The urgent need for human stool donations to treat chronic gut infections could soon be eased with innovative research to develop artificial super stool.
The collaborative research aims to create a new generation of microbial therapies that can replace donor-derived faecal microbiota transplantation (FMT).
Technology that replicates the complex community of microbes in the human gut will be manufactured in Australia as part of the project.
Australian microbiome biotechnology company BiomeBank, in collaboration with RMIT University, has secured $100,000 in funding from the Innovative Manufacturing Cooperative Research Centre (IMCRC) to develop the new bioreactor technology.
Currently material for FMT can only be harvested from healthy human donors, which is time- consuming, expensive and difficult to scale-up for widespread clinical use.
The new innovation would provide significant advantages to the cost and scale of FMT, an established life-saving therapy for Clostridioides difficile infection that is also emerging as a clinically beneficial treatment for other gut conditions including Ulcerative Colitis.
BiomeBank CEO Thomas Mitchell said the IMCRC activate program funding was an exciting step forward in the collaborative development of advanced technologies to change the way gut disease is treated across the world.
“This will be a game-changer in the treatment of gut conditions, overcoming the current limitations of donor-derived FMT microbial therapies,” Mitchell said.
“An important outcome will be enabling microbial therapies to reach more patients around the world.
“We’re thrilled to partner with RMIT on this exciting project, connecting their manufacturing expertise to our company’s unique capabilities in the development of microbiome drug products.
“BiomeBank will use this new manufacturing technology to develop second generation therapies to treat multiple diseases for the broader market.”
Innovative manufacturing technology
RMIT School of Engineering researchers Professor Namita Choudhury, Professor Naba Dutta and Dr Srinivas Mettu will lead the project work.
Choudhury, Discipline Leader for Chemical Engineering at RMIT, said the collaborative project builds on the team’s previous success in developing technology to produce multiple strains of probiotic bacteria in a single bioreactor.
“The new FMT manufacturing technology will support the growth of many beneficial bacteria strains simultaneously,” she said.
“While individual probiotic bacteria can be cultivated commercially, we need multiple strains in order to restore the complex microbial diversity of the gut when this is lost due to illness, malnutrition or overuse of antibiotics – and we need to produce these varied strains efficiently and cost-effectively.
“We are excited to collaborate with BiomeBank to deliver innovative biomedical technology into the hands of clinicians to improve the health of millions of people globally who suffer from chronic gut conditions.”
New business and export opportunities
Dr Matthew Young, Manufacturing Innovation Manager at IMCRC, said the FMT manufacturing technology developed as part of the research collaboration would be the first of its kind and presented a significant opportunity for BiomeBank and Australia, by creating pathways towards a manufacturing industry for microbial therapies in this country.
“Australia is leading the way globally in developing and implementing new manufacturing and business models in the medical space,” Young said.

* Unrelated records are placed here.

constexpr int kLocRows = 64;
constexpr int kLocMaxGrid = 4096;
__global__ __launch_bounds__(256) void nw_sw_locate(const int32_t *__restrict__ table, int64_t pitch,
                                                    int64_t n1, int64_t n2, int64_t col0, int32_t strip_cols,
                                                    const int32_t *__restrict__ smax, int32_t nstrips,
                                                    const int32_t *__restrict__ best,
                                                    uint64_t *__restrict__ key) {
    const int32_t b = *best;
    if (b <= 0) return;
    __shared__ unsigned long long kmin;
    if (threadIdx.x == 0) kmin = ~0ull;
    __syncthreads();
    const int64_t nblk = (n2 + kLocRows) / kLocRows;
    for (int64_t y = blockIdx.x; y < nblk; y += gridDim.x) {
        const int64_t r0 = y * kLocRows;
        const int nr = (int)min((int64_t)kLocRows, n2 + 1 - r0);
        for (int32_t p = 0; p < nstrips; ++p) {
            if (smax[p] != b) continue;
            for (int32_t x = threadIdx.x; x < strip_cols; x += 256) {
                const int64_t c = col0 + (int64_t)p * strip_cols + x;
                if (c > n1) break;
                const int32_t *col = table + r0 * pitch + c;
                int first = kLocRows;
#pragma unroll 16
                for (int rr = kLocRows - 1; rr >= 0; --rr) {
                    const int32_t v = rr < nr ? col[rr * pitch] : 0;
                    first = v == b ? rr : first;
                }
                if (first < kLocRows)
                    atomicMin(&kmin, ((unsigned long long)(r0 + first) << 32) | (unsigned long long)c);
            }
        }
    }
    __syncthreads();
    if (threadIdx.x == 0 && kmin != ~0ull) atomicMin((unsigned long long *)key, kmin);
}

int launch_sw_locate(const int32_t *table, int64_t pitch, int64_t n1, int64_t n2, int64_t col0,
                     int32_t strip_cols, const int32_t *smax, int32_t nstrips, uint64_t *key, int32_t *best,
                     void *stream) {
    hipStream_t s = (hipStream_t)stream;
    hipLaunchKernelGGL(nw_sw_best, dim3(1), dim3(256), 0, s, smax, nstrips, best, key);
    const int64_t grid = std::min<int64_t>((n2 + kLocRows) / kLocRows, kLocMaxGrid);
    hipLaunchKernelGGL(nw_sw_locate, dim3((unsigned)grid), dim3(256), 0, s, table, pitch, n1, n2, col0, strip_cols,
                       smax, nstrips, best, key);
    return (int)hipGetLastError();
}

__global__ __launch_bounds__(64) void nw_sw_fixup(int32_t *__restrict__ t, int64_t pitch,
                                                  const uint8_t *__restrict__ s1, const uint8_t *__restrict__ s2,
                                                  int32_t match, int32_t mismatch, int32_t gap, int64_t i0,
                                                  int64_t i1, int64_t j0, int64_t j1, int64_t col0, int32_t width,
                                                  int32_t *__restrict__ smax) {
    if (threadIdx.x != 0) return;
    for (int64_t i = i0; i <= i1; ++i) {
        int32_t left = t[i * pitch + j0 - 1];
        for (int64_t j = j0; j <= j1; ++j) {
            const int32_t d = t[(i - 1) * pitch + j - 1], u = t[(i - 1) * pitch + j];
            const int32_t sc = s1[j - 1] == s2[i - 1] ? match : mismatch;
            const int32_t v = max(max(0, d + sc), max(u + gap, left + gap));
            t[i * pitch + j] = v;
            left = v;
            atomicMax(smax + (j - col0) / width, v);
        }
    }
}

int64_t sw_half_corner(int32_t match, int32_t mismatch, int64_t n1, int64_t n2, int64_t *k) {
    const int64_t m = std::max(match, mismatch);
    if (m <= 0) {
        *k = INT64_MAX;
        return 0;
    }
    *k = (65536 + m - 1) / m;
    return std::max<int64_t>(0, n2 - *k + 1) * std::max<int64_t>(0, n1 - *k + 1);
}

int launch_sw_fixup(int32_t *table, int64_t pitch, int64_t n1, int64_t n2, const uint8_t *s1, const uint8_t *s2,
                    int32_t match, int32_t mismatch, int32_t gap, int64_t col0, int32_t strip_cols, int32_t *smax,
                    void *stream) {
    int64_t k = 0;
    if (sw_half_corner(match, mismatch, n1, n2, &k) == 0) return (int)hipSuccess;
    hipLaunchKernelGGL(nw_sw_fixup, dim3(1), dim3(64), 0, (hipStream_t)stream, table, pitch, s1, s2, match,
                       mismatch, gap, k, n2, k, n1, col0, strip_cols, smax);
    return (int)hipGetLastError();
}

constexpr int kTbR = 64;
constexpr int kTbBMax = 256;
constexpr int kTbWMax = 2 * kTbBMax + 1;
constexpr int kTbThreads = 512;
constexpr int kChain = 32;
enum : uint8_t { kCStop = 0, kCDiag = 1, kCUp = 2, kCLeft = 3, kCBad = 4 };
enum : uint32_t { kXCont = 0, kXStop = 1, kXOut = 2, kXBad = 3 };
__device__ __forceinline__ uint32_t xrec(uint32_t kind, uint32_t cnt, uint32_t r, uint32_t x) {
    return kind | (cnt << 2) | (r << 12) | (x << 19);
}

enum : int { kTbLocal = 0, kTbGlobal = 1, kTbBlock = 2 };

__host__ __device__ __forceinline__ int64_t tb_shift(int64_t k, int64_t is, int64_t js, int32_t B, int32_t aim,
                                                     int64_t row0 = 0) {
    if (!aim) return 0;
    const int64_t gi = is + row0;
    const int64_t num = js - gi, lim = B / 2;
    const int64_t mag = num < 0 ? -num : num;
    if (kTbR * mag > lim * gi) return (num < 0 ? -k : k) * lim;
    return k * kTbR * num / gi;
}

template <typename F>
__device__ __forceinline__ uint32_t tb_walk(const uint8_t *cd, int W, int x, F &&emit) {
    int r = kTbR - 1;
    uint32_t cnt = 0;
    for (;;) {
        const uint8_t c = cd[r * W + x];
        if (c == kCStop) return xrec(kXStop, cnt, r, x);
        if (c == kCBad) return xrec(kXBad, cnt, r, x);
        const int nx = c == kCUp ? x + 1 : c == kCLeft ? x - 1 : x;
        if (nx < 0 || nx >= W) return xrec(kXOut, cnt, r, x);
        emit(c == kCDiag ? 0u : c == kCUp ? 1u : 2u);
        ++cnt;
        if (c != kCLeft && r == 0) return xrec(kXCont, cnt, 0, nx);
        r = c == kCLeft ? r : r - 1;
        x = nx;
    }
}

template <int KIND>
__global__ __launch_bounds__(kTbThreads) void nw_tb_windows(const int32_t *__restrict__ table, int64_t pitch,
                                                            int64_t n1, const uint8_t *__restrict__ s1,
                                                            const uint8_t *__restrict__ s2, int32_t match,
                                                            int32_t mismatch, int32_t gap, int64_t is, int64_t js,
                                                            int32_t B, int32_t aim, int64_t row0,
                                                            uint8_t *__restrict__ codes,
                                                            uint32_t *__restrict__ exits) {
    __shared__ uint8_t cd[kTbR * kTbWMax];
    const int W = 2 * B + 1;
    const int k = blockIdx.x;
    const int64_t i0 = is - (int64_t)(k + 1) * kTbR + 1;
    const int64_t dj = js - is + i0 - B - tb_shift(k, is, js, B, aim, row0);
    const int ncell = kTbR * W;
    uint8_t *gcd = codes + (int64_t)k * ncell;
#pragma unroll 4
    for (int e = threadIdx.x; e < ncell; e += kTbThreads) {
        const int r = e / W, x = e - r * W;
        const int64_t i = i0 + r, j = dj + r + x;
        const bool in = i >= 1 && j >= 1 && j <= n1;
        const int64_t ic = in ? i : 1, jc = in ? j : 1;
        const int32_t *row = table + ic * pitch;
        const int32_t t = row[jc], td = row[jc - 1 - pitch], tu = row[jc - pitch], tl = row[jc - 1];
        const int32_t sc = s1[jc - 1] == s2[ic - 1] ? match : mismatch;
        const uint8_t mv = t == td + sc ? kCDiag : t == tu + gap ? kCUp : t == tl + gap ? kCLeft : kCBad;
        uint8_t c;
        if (KIND == kTbLocal) {
            c = in && t > 0 ? mv : kCStop;
        } else if (KIND == kTbBlock) {
            c = in ? mv
                   : i == 0 && j >= 0 && j <= n1 ? kCStop
                   : j == 0 && i > 0 ? kCUp
                                     : kCBad;
        } else {
            c = in ? mv
                   : i == 0 && j == 0 ? kCStop
                   : i == 0 && j > 0 && j <= n1 ? kCLeft
                   : j == 0 && i > 0 ? kCUp
                                     : kCBad;
        }
        cd[e] = c;
        gcd[e] = c;
    }
    __syncthreads();
    for (int x = threadIdx.x; x < W; x += kTbThreads) exits[(int64_t)k * W + x] = tb_walk(cd, W, x, [](uint32_t) {});
}

__global__ __launch_bounds__(1024) void nw_tb_chain(const uint32_t *__restrict__ exits, int32_t nwin, int32_t B,
                                                    int32_t aim, int64_t is, int64_t js, int64_t row0,
                                                    int64_t ops_cap, int64_t *__restrict__ wentry,
                                                    int64_t *__restrict__ ctl) {
    __shared__ uint32_t ex[kChain * kTbWMax];
    __shared__ int64_t st[3];
    const int W = 2 * B + 1;
    const int tid = threadIdx.x;
    if (tid == 0) {
        st[0] = B;
        st[1] = ctl[0];
        st[2] = 0;
    }
    for (int k0 = 0; k0 < nwin; k0 += kChain) {
        const int nk = min(kChain, nwin - k0);
        for (int e = tid; e < nk * W; e += 1024) ex[e] = exits[(int64_t)k0 * W + e];
        __syncthreads();
        if (tid == 0) {
            int x = (int)st[0];
            int64_t off = st[1];
            for (int kk = 0; kk < nk; ++kk) {
                const int k = k0 + kk;
                wentry[2 * k] = x;
                wentry[2 * k + 1] = off;
                const uint32_t rec = ex[kk * W + x];
                const uint32_t kind = rec & 3u, cnt = (rec >> 2) & 1023u, r = (rec >> 12) & 127u, xx = rec >> 19;
                off += cnt;
                const int64_t ck = tb_shift(k, is, js, B, aim, row0);
                x = (int)xx;
                if (kind == kXCont && k + 1 < nwin) {
                    x += (int)(tb_shift(k + 1, is, js, B, aim, row0) - ck);
                    if (x >= 0 && x < W) continue;
                }
                const int64_t i0 = is - (int64_t)(k + 1) * kTbR + 1, dj = js - is + i0 - B - ck;
                ctl[1] = off > ops_cap ? 4 : (int64_t)kind;
                ctl[2] = kind == kXCont ? i0 - 1 : i0 + r;
                ctl[3] = kind == kXCont ? dj - 1 + xx : dj + r + xx;
                ctl[4] = k + 1;
                ctl[0] = off;
                st[2] = 1;
                break;
            }
            st[0] = x;
            st[1] = off;
        }
        __syncthreads();
        if (st[2]) break;
    }
}

__global__ __launch_bounds__(256) void nw_tb_emit(const uint8_t *__restrict__ codes, int32_t B,
                                                  const int64_t *__restrict__ wentry, const int64_t *__restrict__ ctl,
                                                  uint8_t *__restrict__ ops) {
    __shared__ uint32_t cdw[kTbR * kTbWMax / 4 + 1];
    __shared__ uint8_t ob[2 * kTbR + kTbWMax + 8];
    __shared__ int32_t nop;
    const int k = blockIdx.x;
    if (k >= ctl[4] || ctl[1] == 4) return;
    const int W = 2 * B + 1, ncell = kTbR * W;
    const uint32_t *g = (const uint32_t *)(codes + (int64_t)k * ncell);
    for (int e = threadIdx.x; e < ncell / 4; e += 256) cdw[e] = g[e];
    __syncthreads();
    if (threadIdx.x == 0) {
        int q = 0;
        tb_walk((const uint8_t *)cdw, W, (int)wentry[2 * k], [&](uint32_t op) { ob[q++] = (uint8_t)op; });
        nop = q;
    }
    __syncthreads();
    const int64_t off = wentry[2 * k + 1];
    for (int m = threadIdx.x; m < nop; m += 256) ops[off + m] = ob[m];
}

size_t sw_tb_scratch_bytes(int32_t maxwin, int32_t band) {
    const size_t W = 2 * (size_t)band + 1;
    return 64 + (size_t)maxwin * (16 + 4 * W + kTbR * W);
}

“If successful, the manufacturing technology developed as part of the project will allow BiomeBank to manufacture synthetic FMT or defined microbial products in a controlled, standardised way – ensuring quality, safety and efficacy, and opening up new business and export opportunities for high- value medical treatments.”
The IMCRC-funded project draws on innovations in novel bioreactor development by Mettu and over 25 years of research in the formulation of hydrogels for biomedical and life science applications by Dutta and Choudhury.
These porous hydrogels are made from sustainable resources and can be precisely designed to support bacteria growth in the bioreactor, mimicking the levels of oxygen and acidity found in the human gut.
The new IMCRC Activate funding will advance the research to expand the diversity of microbial strains that can be cultivated simultaneously and cost-effectively.
Previously, RMIT’s novel hydrogel bioreactor platform technology research was supported by Bill and Melinda Gates Foundation GCE (Grand Challenges Exploration) funding to Mettu and Australian Research Council-funded Discovery projects to Choudhury and Dutta.